I feel model 2 preforms better as its predictions are closer to the actual values. Model3 can potentially do a better job if we add covariates. However, since we don't have the data of covariates in the assignment, model 3 doesn't have any advantages over model2. 

## Question 4

Rerun model 3 (the hierarchical model), but also including an overdispersion parameter.
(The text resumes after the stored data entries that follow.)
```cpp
void drop_graphs(ifa_model *m);
int perf_begin(ifa_model *m, int key);
void perf_end(ifa_model *m, int idx);
int perf_collect(ifa_model *m);
struct PerfSpan {
    ifa_model *m; int idx;
    PerfSpan(ifa_model *mm, int key, bool on = true) : m(mm), idx(on ? perf_begin(mm, key) : -1) {}
    ~PerfSpan() { done(); }
    void done() { if (idx >= 0) { perf_end(m, idx); idx = -1; } }
};
void free_tensor(Tensor &t);
void *kv_ptr(ifa_model *m, size_t layer, int slot, bool is_v);
int ensure_mo(ifa_model *m);
int ensure_mo_build(ifa_model *m);
int ensure_x32(ifa_model *m);
int ensure_q3hn(ifa_model *m);
int ensure_scratch(ifa_model *m, int T);
void choose_attn_split(ifa_model *m, int reach);
bool fused_ok(const Tensor &t, bool long_rows);
int lmhead_grid(const DecLmHeadParams &P, int wgs_per_cu_opt);
int launch_lmhead(const DecLmHeadParams &P, int norm, int wgs_per_cu_opt, hipStream_t s, const DecStepTail *Z = nullptr);
bool has_post_norms(const ifa_model *m);
bool fused_supported(const ifa_model *m, std::string *why);
int sep_norm(ifa_model *m, const half_t *x, const Tensor &w, const Tensor &b, half_t *dst);
void attn_params(ifa_model *m, int l, DecAttnParams &A);
bool qkv_attn_layer_ok(const ifa_model *m, int l, int *gk_out);
int qkv_attn_ready(ifa_model *m);
void qkv_params(ifa_model *m, int l, const half_t *x, DecGemvParams &P);
int launch_qkv_attn(ifa_model *m, int l, const half_t *x, unsigned tag_add = 0);
int launch_qkv(ifa_model *m, int l, const half_t *x);
int launch_attn(ifa_model *m, int l);
int launch_wo(ifa_model *m, int l, const half_t *x, half_t *partial = nullptr);
void moe_params(ifa_model *m, Layer &L, DecGemvParams &P, int slot, int tab_off);
int launch_ffn13(ifa_model *m, int l, int moe_slot = -1, const half_t *x_layer = nullptr, int moe_nslots = 1);
int launch_w2(ifa_model *m, int l, half_t *xnext, half_t *partial = nullptr, int moe_slot = -1, bool moe_last = false,
                     const half_t *residual2 = nullptr, int moe_t1_slot = 0);
int launch_chain(ifa_model *m, int l, const half_t *x, half_t *xnext, unsigned tag_add = 0);
bool step_tail_ok(const ifa_model *m);
DecLmHeadParams lm_params(ifa_model *m, const half_t *x, half_t *logits_out);
int step_tail_ready(ifa_model *m);
int launch_lm_tail(ifa_model *m, const half_t *x);
int launch_gather(ifa_model *m);
int launch_lm(ifa_model *m, const half_t *x, half_t *logits_out = nullptr);
int enqueue_fused_step(ifa_model *m);
int decode_impl(ifa_model *m, int first_token, int start_pos, int n_steps, int *out_tokens_host, float *elapsed_ms, bool prepare_only);
int gather_rows(ifa_model *m, const half_t *src, const int *idx_dev, int T, int dim, int n_src, half_t *dst, float scale);
int matmul(ifa_model *m, const half_t *A, int T, const Tensor &W, const Tensor &bias, half_t *C);
int norm_rows(ifa_model *m, const half_t *x, int T, const Tensor &w, const Tensor &b, half_t *y, float base = 0.0f);
int ffn_dense(ifa_model *m, const half_t *x, int T, const Tensor &w1, const Tensor &b1, const Tensor &w3, const Tensor &b3,
                     const Tensor &w2, const Tensor &b2, half_t *out, int perf_base = 0);
int layer_tail_ops(ifa_model *m, int l, int T, half_t *&x, const half_t *attn_in, bool &xn_ready);
int forward_ops(ifa_model *m, const int *tokens_host, int T, int prefix_len, void *logits_out, int *next_token, bool no_head = false);
bool batch_fused_ok(const ifa_model *m, int n);
bool prefill_big_ok(const ifa_model *m);
bool prefill_mid_ok(ifa_model *m, int T, bool any_length);
int batch_fused_layer(ifa_model *m, int l, int n, const half_t *x, half_t *xnext, const void *rows_l);
int forward_batch(ifa_model *m, int n, const int *tokens_host, const int *pos_host, const int *slot_host, int *next_tokens,
                         void *logits_out);
int pool_enqueue(ifa_model *m, const half_t *logits, int n_rows);
// ... 23 lines not shown
```
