struct PgKnob {
  bool set;
  long long v;
};
struct PgKnobs {
  PgKnob lbFilter, wavesPerCu, rowsPerWave, debugPlan, engine, engineMinRows, probe, probeS, probeW, gateForce, epsOrdered;
  PgKnob knnGuess, mmShort, mmR, mmSplit, mmEvict, mmPieces, mmPiecesAhead, mmPlan, mmTail, mmPersistent, mmL1, mmL2, mmRun;
  PgKnob knnSym, symCapL, symPiece, symPieceMin, symOcc, symDeliver, symEvictLimit, symMergeWgs, symMergeWindow;
};
enum { PG_ENGINE_AUTO = 0, PG_ENGINE_MFMA = 1, PG_ENGINE_VALU = 2 };
enum PgKnobRule { PG_KNOB_ANY, PG_KNOB_CLAMP, PG_KNOB_RANGE, PG_KNOB_WIDE, PG_KNOB_NAME };
struct PgKnobSpec {
  const char *name;
  PgKnob PgKnobs::*field;
  long long dflt, lo, hi;
  PgKnobRule rule;
  const char *what;
};
#define PG_KNOB_MAX 0x7fffffffll
static const PgKnobSpec kPgKnobs[] = {
    {"PG_LB_FILTER", &PgKnobs::lbFilter, 1, 0, 0, PG_KNOB_ANY, "stage-1 lower-bound filter: 1 adaptive, 0 off, 2 forced on"},
    {"PG_WAVES_PER_CU", &PgKnobs::wavesPerCu, 32, 4, 128, PG_KNOB_CLAMP, "VALU engine: size the row split for this many waves per CU (multiples of 4) instead of the cost rule"},
    {"PG_ROWS_PER_WAVE", &PgKnobs::rowsPerWave, 0, 1, PG_KNOB_MAX, PG_KNOB_RANGE, "uniform passes of that many rows (tuning sweeps); present: no column pieces, eps sym by plan_rows"},
    {"PG_DEBUG_PLAN", &PgKnobs::debugPlan, 0, 0, 0, PG_KNOB_ANY, "present: the [pg plan ...] lines on stderr"},
    {"PG_ENGINE", &PgKnobs::engine, PG_ENGINE_AUTO, 0, 0, PG_KNOB_NAME, "mfma / valu forces an engine; present: no probe"},
    {"PG_ENGINE_MIN_ROWS", &PgKnobs::engineMinRows, 0, 0, 0, PG_KNOB_WIDE, "rows from which the MFMA engine runs (default by kind of launch: use_mm_engine); present: no probe"},
    {"PG_PROBE", &PgKnobs::probe, 1, 0, 0, PG_KNOB_ANY, "0: no data probe, the size rules alone"},
    {"PG_PROBE_S", &PgKnobs::probeS, 0, 1, PG_PROBE_ROWS, PG_KNOB_RANGE, "sample rows of the probe (experiments)"},
    {"PG_PROBE_W", &PgKnobs::probeW, 0, 1, PG_PROBE_WAVES, PG_KNOB_RANGE, "waves per sample row of the probe (experiments)"},
    {"PG_GATE_FORCE", &PgKnobs::gateForce, -1, 0, 0, PG_KNOB_ANY, "the probe's decision is forced (tests): bit 0 gate[0], bit 1 gate[1]"},
    {"PG_EPS_ORDERED", &PgKnobs::epsOrdered, 0, 0, 0, PG_KNOB_ANY, "not 0: eps slots in column order (NsqParams::epsOrdered)"},
    {"PG_KNN_GUESS", &PgKnobs::knnGuess, 0, 0, 0, PG_KNOB_ANY, "the optimistic stage-1 cap (default by engine and length); present: no probe"},
    {"PG_MM_SHORT", &PgKnobs::mmShort, 1, 0, 0, PG_KNOB_ANY, "0: keep the 64-lane lists, no short-list instance (A/B runs)"},
    {"PG_MM_R", &PgKnobs::mmR, 0, 0, 0, PG_KNOB_ANY, "1 / 2 forces 32-row / 64-row passes; present: no gated 32-row alternative"},
    {"PG_MM_SPLIT", &PgKnobs::mmSplit, 1, 0, 0, PG_KNOB_ANY, "0: no column pieces, all rows in plain passes"},
    {"PG_MM_EVICT", &PgKnobs::mmEvict, 1, 0, 0, PG_KNOB_ANY, "0: rows that lose their cap finish inside the pass (no eviction, hence no pieces and no symmetric sweep)"},
    {"PG_MM_PIECES", &PgKnobs::mmPieces, 0, 2, 16, PG_KNOB_RANGE, "column pieces per row block (experiments; at most 8 beyond 64 row blocks)"},
    {"PG_MM_PIECES_AHEAD", &PgKnobs::mmPiecesAhead, 1, 0, 0, PG_KNOB_ANY, "0: the pieces always go through the pass counter"},
    {"PG_MM_PLAN", &PgKnobs::mmPlan, 0, 0, 0, PG_KNOB_ANY, "A/B of the pass rule: 2 = round 2's spreading rule everywhere, 1 = the waves-per-SIMD rule for eps too"},
    {"PG_MM_TAIL", &PgKnobs::mmTail, 0, 0, 0, PG_KNOB_ANY, "1: round 2's rule also shrinks the passes of the last round"},
    {"PG_MM_PERSISTENT", &PgKnobs::mmPersistent, 1, 0, 0, PG_KNOB_ANY, "0: one wave per pass instead of persistent waves"},
    {"PG_MM_L1", &PgKnobs::mmL1, PG_MM_DENSE_L1, 0, 0, PG_KNOB_ANY, "NsqParams::mmDenseL1"},
    {"PG_MM_L2", &PgKnobs::mmL2, PG_MM_DENSE_L2, 0, 0, PG_KNOB_ANY, "NsqParams::mmDenseL2"},
    {"PG_MM_RUN", &PgKnobs::mmRun, PG_MM_DIRECT_RUN, 1, PG_KNOB_MAX, PG_KNOB_CLAMP, "NsqParams::mmDirectRun"},
    {"PG_KNN_SYM", &PgKnobs::knnSym, -1, 0, 0, PG_KNOB_ANY, "symmetric kNN sweep: 0 off, 1 forced wherever the MFMA engine runs the short-list kNN"},
    {"PG_KNN_SYM_CAPL", &PgKnobs::symCapL, PG_SYM_MAX_CAPL, 8, PG_SYM_MAX_CAPL, PG_KNOB_CLAMP, "symmetric sweep: delivered keys per row"},
    {"PG_KNN_SYM_PIECE", &PgKnobs::symPiece, 0, 0, 0, PG_KNOB_ANY, "symmetric sweep: fixed piece length in super-tiles (default: guided)"},
    {"PG_KNN_SYM_PIECE_MIN", &PgKnobs::symPieceMin, 32, 4, PG_KNOB_MAX, PG_KNOB_CLAMP, "symmetric sweep: the guided rule's shortest piece"},
    {"PG_KNN_SYM_OCC", &PgKnobs::symOcc, 0, 1, 4, PG_KNOB_RANGE, "symmetric sweep: waves per SIMD the plan counts on"},
    {"PG_KNN_SYM_DELIVER", &PgKnobs::symDeliver, 1, 0, 0, PG_KNOB_ANY, "0: timing experiments, wrong results"},
    {"PG_KNN_SYM_EVICT_LIMIT", &PgKnobs::symEvictLimit, 0, 0, 0, PG_KNOB_WIDE, "evicted rows up to which the sweep's results stand (default: a sixteenth of the rows)"},
    {"PG_KNN_SYM_MERGE_WGS", &PgKnobs::symMergeWgs, 0, 1, PG_KNOB_MAX, PG_KNOB_RANGE, "workgroups of the sweep's merge at most (tests; default and bound: eight a CU)"},
    {"PG_KNN_SYM_MERGE_WINDOW", &PgKnobs::symMergeWindow, 0, 1, 2, PG_KNOB_RANGE, "delivered keys in the window of the merge's rounds: 1 or 2 (tests: the refill runs often; default: four)"},
};

static inline PgKnob pg_knob_parse(const PgKnobSpec &s, const char *text) {
  PgKnob k = {true, s.dflt};
  if (s.rule == PG_KNOB_NAME) {
    k.v = !strcmp(text, "mfma") ? PG_ENGINE_MFMA : (!strcmp(text, "valu") ? PG_ENGINE_VALU : PG_ENGINE_AUTO);
    return k;
  }
  const long long x = s.rule == PG_KNOB_WIDE ? atoll(text) : (long long)atoi(text);
  if (s.rule == PG_KNOB_CLAMP) k.v = x < s.lo ? s.lo : (x > s.hi ? s.hi : x);
  else if (s.rule == PG_KNOB_RANGE) k.v = x >= s.lo && x <= s.hi ? x : s.dflt;
  else k.v = x;
  return k;
}
static inline PgKnobs pg_knobs_read(const char *const *env) {
  PgKnobs kn;
  for (const PgKnobSpec &s : kPgKnobs) kn.*(s.field) = PgKnob{false, s.dflt};
  for (; env && *env; ++env) {
    const char *e = *env;
    if (e[0] != 'P' || e[1] != 'G' || e[2] != '_') continue;
    const char *eq = strchr(e, '=');
    if (!eq) continue;
    for (const PgKnobSpec &s : kPgKnobs)
      if (strlen(s.name) == (size_t)(eq - e) && !strncmp(s.name, e, (size_t)(eq - e))) {
        if (!(kn.*(s.field)).set) kn.*(s.field) = pg_knob_parse(s, eq + 1);
        break;
      }
  }
  return kn;
}

#define PG_WS_FLAGS 64
#define PG_WS_GATES 576
#define PG_WS_COUNTS 640
#define PG_WS_PARTIAL (PG_WS_COUNTS + 8 * 64 * 128)
#define PG_SPLIT_MAX_ROWS 8192
#define PG_SPLIT_MIN_ROWS 65536
#define PG_SYM_MIN_N 65536
#define PG_WS_PARTIAL_BYTES ((int64_t)PG_SPLIT_MAX_ROWS * 8 * PG_MM_KL * 4)
static_assert(PG_WS_COUNTS + 8 * PG_PROBE_ROWS * PG_PROBE_WAVES <= PG_WS_PARTIAL, "pg_workspace_bytes");
static inline int64_t ws_evict_offset(int64_t nrows) { return PG_WS_PARTIAL + (nrows > PG_SPLIT_MIN_ROWS ? PG_WS_PARTIAL_BYTES : 0); }
static inline int64_t ws_sym_offset(int64_t nrows) { return (ws_evict_offset(nrows) + 4 * (nrows > 0 ? nrows : 0) + 64 + 255) / 256 * 256; }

Compare the two models and decide which is more appropriate. 

```{r}

stan_data <- list(N = length(observe.i),
                  offset = expect.i,
                  deaths = observe.i)
mod4 <- stan(data = stan_data,
             file = "lip4.stan",
             iter = 1000,
             seed = 23)
```

```{r}
summary(mod4)$summary[c("theta[2]","mu","sigma_mu"),]
```

I don't think adding a $\epsilon$ term is necessary, since it can be absorbed by alpha. SO I think the previous model in Q1 is better.